The vast majority of workers' compensation claims are handled
expeditiously and are administered without dispute or
litigation. These are, for the most part, the smaller claims --
those in which only medical care is provided and those in which
the injured worker is disabled for only a few days. These
smaller claims account for more than three quarters of all
workers' compensation claims.
The balance of the claims -- those in which there are
significant periods of disability or permanent disability --
account for the vast majority of costs and litigation. In these
more serious cases, litigation is common.
Most workers' compensation cases are litigated initially before
workers' compensation referees employed by the Division of
Workers' Compensation (DWC). Rehabilitation disputes are first
heard by a consultant in the DWC Rehabilitation Unit, and that
decision can be appealed to a workers' compensation referee. The
decisions of workers' compensation referees are subject to
reconsideration by the seven member Workers' Compensation
Appeals Board (WCAB). A WCAB decision is reviewable only by the
Most disputed or "litigated" cases are settled without a
decision being rendered by a workers' compensation referee. Most
case dispositions are compromise and release settlements --
settlements in which all future liability is released in return
for a stipulated amount.
Applicants attorneys fees must be approved by a workers'
compensation referee, and are generally 9 to 15 percent of the
settlement amount. Defense attorneys' fees are not regulated.
benefit financing system
The benefit financing system is the process by which employers
finance their liability for workers' compensation benefits.
Employers may finance their liability for workers' compensation
benefits by one of three methods: (1) self-insurance, (2)
private insurance, or (3) state insurance.
Self-Insurance -- Most large, stable employers and most
government agencies are self-insured for workers' compensation.

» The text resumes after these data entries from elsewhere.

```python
SIGNATURES = {
    "evc_check_device": [i32],
    "evc_l2norm_chunk_fwd": [vp, vp, vp, i32, i32, i32, i32, vp, i32, i32, vp, i32, vp, vp, i32, vp, i32, vp, i32, vp],
    "evc_sort_rows_by_len": [vp, i32, i32, vp, vp, vp, vp],
    "evc_frame_counts": [vp, i32, i32, i32, i32, i32, i32, vp, vp, vp, vp],
    "evc_gemm_nt": [vp, i64, vp, i64, vp, i64, i32, i32, i32, vp, i32, i32, vp],
    "evc_gemm_nt_sqnorm": [vp, i64, vp, i64, vp, i64, i32, i32, i32, vp, f32, vp, vp, i64, vp],
    "evc_gemm_tn": [vp, i64, vp, i64, vp, i64, i32, i32, i32, i32, i32, vp],
    "evc_gemm_tn2": [vp, i64, vp, i64, i32, vp, i64, i32, i32, vp, i64, i32, i32, i32, i32, vp],
    "evc_gemm_tn2_rows": [vp, i64, vp, i64, i32, vp, i64, i32, i32, vp, i64, i32, i32, i32, vp, i32, i32, vp],
    "evc_gemm_tn2_slabs": [vp, i64, vp, i64, i32, vp, i64, i32, i32, vp, i64, i64, i32, i32, i32, i32, vp],
    "evc_sum_slabs": [vp, i64, i32, i32, i32, i64, vp, i64, i32, vp],
    "evc_colsum_bf16": [vp, i64, i32, i32, i32, vp, vp],
    "evc_colsum_bf16_det": [vp, i64, i32, i32, i32, vp, vp, i32, vp],
    "evc_lstm_layer_fwd": [vp, vp, vp, vp, i32, i32, i32, i32, i32, vp, vp, vp, vp, i64, vp, vp, vp, vp, vp],
    "evc_lstm_layer_fwd_hp": [vp, vp, i64, vp, i64, vp, vp, i32, i32, i32, i32, vp, vp, vp, vp, vp, i64, vp, vp, vp],
    "evc_gemm_nt_split": [vp, i64, vp, i64, vp, i64, i32, i32, i32, vp, vp],
    "evc_cast_f32_to_f16_wide": [vp, i64, i32, i32, i32, i32, i32, vp, vp],
    "evc_cast_f32_to_bf16_wide": [vp, i64, i32, i32, vp, i64, i32, vp],
    "evc_lstm_layer_fwd_f16": [vp, i64, vp, vp, vp, i32, i32, i32, i32, vp, i32, vp, vp, vp, i64, vp, vp, vp, vp, vp],
    "evc_lstm_layer_fwd_f16_fp8lo": [vp, i64, i32, i64, i32, vp, vp, i32, i32, vp, vp, i32, i32, i32, vp, vp, vp, vp, i64, vp, vp, vp, vp, vp, vp, i32, vp],
    "evc_l2norm_chunk_int": [vp, vp, i32, i32, i32, i32, vp, i32, i32, vp, vp, vp, vp, vp, vp, i32, vp, i32, vp],
    "evc_lstm_level2_fwd_high": [vp, i64, i32, i64, i32, vp, vp, i32, i32, vp, vp, vp, i32, vp, i64, vp, vp, i32, i32, i32, vp, vp, vp, vp, vp, vp, vp, vp, i64,
                                 vp, vp, vp, vp, vp, vp, vp],
    "evc_lstm_layer_fwd_f16_dith": [vp, i64, i32, i64, i32, vp, i64, vp, i64, i32, vp, vp, i32, i32, i32, vp, vp, vp, vp, i64, vp, vp, vp, vp, vp],
    "evc_cast_f32_to_f16_dither": [vp, i64, i32, i64, C.c_uint32, vp, i64, i64, vp],
    "evc_lstm_stack2_fwd_f16_fp8lo": [vp, i32, vp, vp, vp, vp, vp, i32, i32, vp, vp, i32, i32, i32, i32, vp, vp, vp, vp, vp, vp, vp, vp, vp, i64, vp, vp, vp, vp, vp],
    "evc_cast_f32_to_fp8_lo": [vp, i64, i32, i32, i32, i32, i32, vp, i64, vp],
    "evc_cast_f32_to_fp8_lohi": [vp, i64, i32, i32, i32, i32, i32, vp, i64, vp],
    "evc_lstm_layer_bwd": [vp, vp, i32, i32, i32, i32, vp, vp, vp, vp, i64, vp, vp, vp, vp, vp, vp, vp, vp, vp],
    "evc_transpose_to_bf16": [vp, i32, i64, i32, i32, vp, i64, i32, i32, vp],
    "evc_cast_f32_to_bf16": [vp, i64, i32, i32, vp, i64, vp],
    "evc_cast_f32_to_f16": [vp, i64, i32, i32, vp, i64, vp],
    "evc_cast_f32_to_bf16_split": [vp, i64, i32, i32, vp, vp, i64, vp],
# ... 116 lines not shown
```

### efficientvideoclassification_youtube8m_amd/csrc/evc_gemm_tn.hip

```cpp
#include "gemm_shared.h"

struct StoreParamsT {
  float* C; long ldc; int M, N;
  int row_il_H;
  int accumulate, splits, ksteps_per_split;
  long slab_stride;
};

template <class Cfg, bool SEG = false>
__global__ __launch_bounds__(Cfg::NT) void gemm_tn_kernel(GemmOperandsT p, StoreParamsT s, int tiles_m, int tiles_n) {
  const int nwg = tiles_m * tiles_n;
  int bid = blockIdx.x, split = 0;
  if (s.splits > 1) {
    split = bid / nwg;
    bid -= split * nwg;
  }
  const int id = xcd_remap(bid, nwg);
  int tm, tn;
  tile_of(id, tiles_m, tiles_n, tm, tn, s.splits > 1 ? patch_rows(nwg, tiles_n) : 8);
  const int m0 = tm * Cfg::BM;
  int n0 = tn * Cfg::BU;
  int nb = n0;
  if (p.B2) {
    if (n0 >= p.N1) {
      p.B = p.B2; p.ldb = p.ldb2; nb = n0 - p.N1; p.N = s.N - p.N1;
      s.N = p.c_col2 + p.N;
      n0 = p.c_col2 + nb;
    } else {
      p.N = s.N = p.N1;
    }
  }
  if (SEG) {
    int off = split * s.ksteps_per_split, sg = 0;
    p.nk = min(s.ksteps_per_split, p.nk - off);
#pragma unroll
    for (int i = 0; i < 15; ++i) {
      const bool adv = sg == i && i + 1 < p.nseg && off >= (int)p.seg_len[i];
      off -= adv ? (int)p.seg_len[i] : 0;
      sg += adv ? 1 : 0;
    }
    p.seg0 = sg; p.seg_off0 = off;
  } else if (s.splits > 1) {
    const int k0 = split * s.ksteps_per_split;
    p.A += (long)k0 * 32 * p.lda;
    p.B += (long)k0 * 32 * p.ldb;
    p.nk = min(s.ksteps_per_split, p.nk - k0);
  }
  f32x4 acc[Cfg::MI][1][Cfg::NI];
  gemm_mainloop_tn<Cfg, true, TN_LOOP_MODE, SEG>(p, m0, nb, lds_dyn, acc);
  float* C = s.C + split * s.slab_stride;
  const int wave = threadIdx.x >> 6, wc = wave % Cfg::WC;
  const bool plain = s.slab_stride > 0 || (s.splits == 1 && !s.accumulate);
  const bool aligned = (s.ldc % 4) == 0 && ((uintptr_t)C % 16) == 0 && n0 + wc * Cfg::WU + Cfg::WU <= s.N;
  __syncthreads();
  if (plain && aligned) {
    store_tile_via_lds<Cfg, 4, false>(acc, lds_dyn, C, s.ldc, s.M, s.N, m0, n0, nullptr, s.row_il_H);
  } else if (s.splits == 1 && s.accumulate && aligned) {
    store_tile_via_lds<Cfg, 4, false, true>(acc, lds_dyn, C, s.ldc, s.M, s.N, m0, n0, nullptr, s.row_il_H);
  } else if (plain) {
    TileCoordsT<Cfg> tc;
#pragma unroll
    for (int mi = 0; mi < Cfg::MI; ++mi) {
      const int m = m0 + tc.row0 + mi * 16;
      if (m >= s.M) continue;
      const long mo = s.row_il_H > 0 ? (long)(m & 3) * s.row_il_H + (m >> 2) : m;
#pragma unroll
      for (int ni = 0; ni < Cfg::NI; ++ni)
#pragma unroll
        for (int r = 0; r < 4; ++r) {
          const int n = n0 + tc.unit0 + ni * 16 + r;
          if (n < s.N) C[mo * s.ldc + n] = acc[mi][0][ni][r];
        }
    }
  } else {
    store_tile_via_lds<Cfg, 4, true>(acc, lds_dyn, C, s.ldc, s.M, s.N, m0, n0, nullptr, s.row_il_H);
  }
}

static int gemm_tn_impl(const evc_bf16* A, int64_t lda, const evc_bf16* B, int64_t ldb, int N1, const evc_bf16* B2, int64_t ldb2,
                        int c_col2, float* C, int64_t ldc, int M, int N, int K, int row_interleave_H, int accumulate, void* stream,
                        int slab_rows = 0, const int32_t* rows_per_slab = nullptr) {
  EVC_REQUIRE(M >= 8 && N >= 8 && K > 0 && M % 8 == 0 && N % 8 == 0 && K % 32 == 0, EVC_ERR_BAD_SHAPE,
              "evc_gemm_tn: needs M %% 8 == 0, N %% 8 == 0, K %% 32 == 0 (M=%d N=%d K=%d)", M, N, K);
  EVC_REQUIRE(lda % 8 == 0 && ldb % 8 == 0 && ((uintptr_t)A % 16) == 0 && ((uintptr_t)B % 16) == 0, EVC_ERR_BAD_ALIGN,
              "evc_gemm_tn: operands must be 16-byte aligned (lda=%ld ldb=%ld)", (long)lda, (long)ldb);
  EVC_REQUIRE(row_interleave_H == 0 || M == 4 * row_interleave_H, EVC_ERR_BAD_SHAPE, "evc_gemm_tn: row_interleave_H needs M == 4*H");
  EVC_REQUIRE(!B2 || (N1 > 0 && N1 < N && N1 % 256 == 0 && ldb2 % 8 == 0 && ((uintptr_t)B2 % 16) == 0 && c_col2 >= N1), EVC_ERR_BAD_SHAPE,
              "evc_gemm_tn2: N1=%d must be a multiple of 256 inside (0, N=%d), B2 16-byte aligned with ldb2 %% 8 == 0, c_col2=%d >= N1", N1, N, c_col2);
  hipStream_t st = (hipStream_t)stream;
  GemmOperandsT p{A, lda, B, ldb, M, N, K / 32};
  if (B2) { p.B2 = B2; p.ldb2 = ldb2; p.N1 = N1; p.c_col2 = c_col2; }
  bool seg = false;
  if (rows_per_slab && slab_rows > 0 && slab_rows % 32 == 0 && K % slab_rows == 0 && !evc_deterministic()) {
    const int nslabs = K / slab_rows, slab_steps = slab_rows / 32;
    int n = 0, total = 0;
    const long ld_max = lda > ldb ? (long)lda : (long)ldb;
    bool ok = (long)nslabs * slab_steps < 65536 && (long)K * (B2 && ldb2 > ld_max ? (long)ldb2 : ld_max) * 2 < (1L << 32);
    for (int t = 0; t < nslabs && ok; ++t) {
      int r = rows_per_slab[t] < 0 ? 0 : (rows_per_slab[t] > slab_rows ? slab_rows : rows_per_slab[t]);
      const int steps = (r + 31) / 32;
      if (steps == 0) continue;
      if (n == 16) { ok = false; break; }
      p.seg_start[n] = (unsigned short)(t * slab_steps); p.seg_len[n] = (unsigned short)steps;
      ++n; total += steps;
    }
    if (ok && total > 0 && total < K / 32) { seg = true; p.nseg = n; p.nk = total; K = total * 32; }
  }
  typedef TileCfg2<128, 1, 128, 2, 4, 5, true> CfgTn128;
  if (forced_tile() == 11 || (forced_tile() == 0 && K <= 2048 && (long)ceil_div(M, 128) * ceil_div(N, 128) >= 192)) {
    const int tm1 = ceil_div(M, 128), tn1 = ceil_div(N, 128);
    StoreParamsT s1{C, ldc, M, N, row_interleave_H, accumulate, 1, p.nk, 0};
    if (seg) launch_cfg<CfgTn128>(gemm_tn_kernel<CfgTn128, true>, tm1 * tn1, st, p, s1, tm1, tn1);
    else launch_cfg<CfgTn128>(gemm_tn_kernel<CfgTn128>, tm1 * tn1, st, p, s1, tm1, tn1);
    EVC_LAUNCH_CHECK();
    return EVC_OK;
  }
  if (forced_tile() == 0 && N <= 128 && !B2) {
    const int tm1 = ceil_div(M, 128);
    int splits = 256 / tm1;
    if (splits > K / 1024) splits = K / 1024;
    if (splits < 1 || evc_deterministic()) splits = 1;
    while (splits > 1 && (long)ceil_div(p.nk, splits) * (splits - 1) >= p.nk) --splits;
    StoreParamsT s1{C, ldc, M, N, row_interleave_H, accumulate, splits, ceil_div(p.nk, splits), 0};
    if (splits > 1 && !accumulate) EVC_CHECK_HIP(hipMemset2DAsync(C, ldc * sizeof(float), 0, (size_t)N * sizeof(float), M, st));
    if (seg) launch_cfg<CfgTn128>(gemm_tn_kernel<CfgTn128, true>, tm1 * splits, st, p, s1, tm1, 1);
    else launch_cfg<CfgTn128>(gemm_tn_kernel<CfgTn128>, tm1 * splits, st, p, s1, tm1, 1);
    EVC_LAUNCH_CHECK();
    return EVC_OK;
  }
  const int tm = ceil_div(M, CfgPlainV2::BM), tn = ceil_div(N, CfgPlainV2::BU);
  int splits = 256 / (tm * tn);
  if (splits > K / 1024) splits = K / 1024;
  if (splits < 1 || evc_deterministic()) splits = 1;
  StoreParamsT s{C, ldc, M, N, row_interleave_H, accumulate, splits, ceil_div(p.nk, splits), 0};
  if (splits > 1 && !accumulate) EVC_CHECK_HIP(hipMemset2DAsync(C, ldc * sizeof(float), 0, (size_t)N * sizeof(float), M, st));
  if (seg) launch_cfg<CfgPlainV2>(gemm_tn_kernel<CfgPlainV2, true>, tm * tn * splits, st, p, s, tm, tn);
  else launch_cfg<CfgPlainV2>(gemm_tn_kernel<CfgPlainV2>, tm * tn * splits, st, p, s, tm, tn);
  EVC_LAUNCH_CHECK();
  return EVC_OK;
}
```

To become self-insured, employers must obtain a certificate from
the Department of Industrial Relations. Private employers must
post security as a condition of receiving a certificate of
consent to self-insure.
Private Insurance -- Employers may purchase insurance from any
of the approximately 300 private insurance companies which are
licensed by the Department of Insurance to transact workers'
compensation insurance in California. Insurance companies are
free to price this insurance at a level they deem appropriate
for the insurance and services provided.
State Insurance -- Employers may also purchase insurance from
the State Compensation Insurance Fund, a state operated entity
that exists solely to transact workers' compensation insurance
on a non-profit basis. It actively competes with private
insurers for business, and it also effectively operates as the
assigned risk pool for workers' compensation insurance.
In addition, there are two special funds that pay benefits to
injured workers under some circumstances: (1) the Uninsured
Employers Fund, and (2) the Subsequent Injuries Fund.

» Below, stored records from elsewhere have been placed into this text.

## Pipeline path-trace and accumulation passes with double-buffered sample records

Adds a second sample-record buffer and a second stats/counter/tile block, and runs the chunked path-tracing kernel on a separate non-blocking stream. The accumulation kernel stays on the caller stream and the two are ordered through a small event plan, so pass N's accumulate can overlap pass N+1's path kernel and a new launch can start while the previous one's accumulate is still running. This targets serialisation between passes and between back-to-back launches. In exchange it costs extra device memory for the second record buffer, adds event bookkeeping on every launch, and risks ordering bugs around stats reads, which is why block_read hooks are added.

```diff
diff --git a/include/rt_amd.h b/include/rt_amd.h
--- a/include/rt_amd.h
+++ b/include/rt_amd.h
@@ -101,6 +101,31 @@
 int rt_debug_pass_plan(int64_t units, int64_t unit_slots, int64_t chunks_per_slot, int64_t rec_bytes_per_unit,
                        int64_t budget_bytes, int64_t* pass_units);
 
+enum {
+    RT_PIPE_PATH0 = 1, RT_PIPE_PATH1 = 2, RT_PIPE_ACC0 = 4, RT_PIPE_ACC1 = 8, RT_PIPE_BLK0 = 16, RT_PIPE_BLK1 = 32
+};
+typedef struct {
+    int32_t have_second;
+    int32_t last_buf;
+    int32_t last_blk;
+    int32_t recorded;
+    int32_t tail;
+} rt_pipe_state;
+typedef struct {
+    int32_t pipelined;
+    int32_t buf, blk;
+    int32_t init_block;
+    int32_t alloc_second;
+    int32_t internal_waits;
+    int32_t internal_records;
+    int32_t caller_waits;
+    int32_t caller_records;
+} rt_pipe_pass;
+int rt_debug_pipeline_plan(rt_pipe_state* state, int32_t pipelined, int32_t passes, int32_t first_buffer_idle,
+                           rt_pipe_pass* out);
+
+int rt_camera_record_bytes(rt_camera* cam, int64_t* first, int64_t* second);
+
 int rt_debug_rng(uint32_t seed, uint32_t pixel, uint32_t sample, int32_t n, uint32_t* out);
 
 int rt_device_count(int32_t* count);
diff --git a/mcp-raytracer_amd/csrc/pipeline.hpp b/mcp-raytracer_amd/csrc/pipeline.hpp
--- /dev/null
+++ b/mcp-raytracer_amd/csrc/pipeline.hpp
@@ -0,0 +1,60 @@
+#pragma once
+
+#include <cstdint>
+
+#include "../../include/rt_amd.h"
+
+namespace rt {
+
+constexpr int32_t pipe_path_bit(int buf) { return buf ? RT_PIPE_PATH1 : RT_PIPE_PATH0; }
+constexpr int32_t pipe_acc_bit(int buf) { return buf ? RT_PIPE_ACC1 : RT_PIPE_ACC0; }
+constexpr int32_t pipe_blk_bit(int blk) { return blk ? RT_PIPE_BLK1 : RT_PIPE_BLK0; }
+constexpr int kPipeEvents = 6;
+
+inline rt_pipe_pass pipe_plan_pass(rt_pipe_state& s, bool pipelined, bool first, bool buf0_idle) {
+    rt_pipe_pass p{};
+    p.pipelined = pipelined ? 1 : 0;
+    p.init_block = first ? 1 : 0;
+    if (!pipelined) {
+        p.buf = 0;
+        p.blk = s.last_blk;
+        if (first) {
+            p.caller_waits = s.tail;
+            s.tail = 0;
+        }
+        s.last_buf = 0;
+        return p;
+    }
+    p.blk = first && (s.recorded & (RT_PIPE_BLK0 | RT_PIPE_BLK1)) ? 1 - s.last_blk : s.last_blk;
+    if (s.have_second) {
+        p.buf = 1 - s.last_buf;
+    } else if ((s.recorded & RT_PIPE_ACC0) && !(first && buf0_idle)) {
+        p.buf = 1;
+        p.alloc_second = 1;
+        s.have_second = 1;
+    } else {
+        p.buf = 0;
+    }
+    p.internal_waits = s.recorded & (pipe_acc_bit(p.buf) | (first ? pipe_blk_bit(p.blk) : 0));
+    p.internal_records = pipe_path_bit(p.buf);
+    p.caller_waits = pipe_path_bit(p.buf);
+    p.caller_records = pipe_acc_bit(p.buf);
+    s.recorded |= p.internal_records | p.caller_records;
+    s.tail = pipe_path_bit(p.buf);
+    s.last_buf = p.buf;
+    s.last_blk = p.blk;
+    return p;
+}
+
+inline int32_t pipe_plan_end(rt_pipe_state& s, bool pipelined) {
+    const int32_t r = pipe_blk_bit(s.last_blk) | (pipelined ? 0 : RT_PIPE_ACC0);
+    s.recorded |= r;
+    return r;
+}
+
+inline void pipe_plan_launch(rt_pipe_state& s, bool pipelined, int passes, bool buf0_idle, rt_pipe_pass* out) {
+    for (int p = 0; p < passes; ++p) out[p] = pipe_plan_pass(s, pipelined, p == 0, p == 0 && buf0_idle);
+    out[passes - 1].caller_records |= pipe_plan_end(s, pipelined);
+}
+
+}
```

Uninsured Employers Fund -- When an employee is injured while
working for an employer who is unlawfully uninsured, and the
employer fails to pay or post a bond to pay the compensation due
the employee, the employee's compensation is paid from the
Uninsured Employers Fund. An attempt is made to recover the
amount paid from the uninsured employer.
About 1,000 to 1,500 new claims are filed with the Uninsured
Employers Fund annually, at a cost that has reached about $26
million per year. Most of this cost is paid from the Uninsured
Employers Benefit Trust Fund, which is financed by an annual
assessment paid by all employers.
Subsequent Injuries Fund -- When an employee has a previous
permanent disability or impairment and sustains a subsequent
injury, the employer is not liable for the combined disability,
but only for that caused by the later injury. However, when the
combined permanent disability is at least 70 percent and certain
other criteria are met, the employee may receive additional
compensation from the Subsequent Injuries Fund.
About 500 claims are filed with the Subsequent Injuries Fund per
year, at a cost of about $6.5 million. Claims are paid from the
Subsequent Injury Benefit Trust Fund account, into which all
employers are required to pay an annual assessment.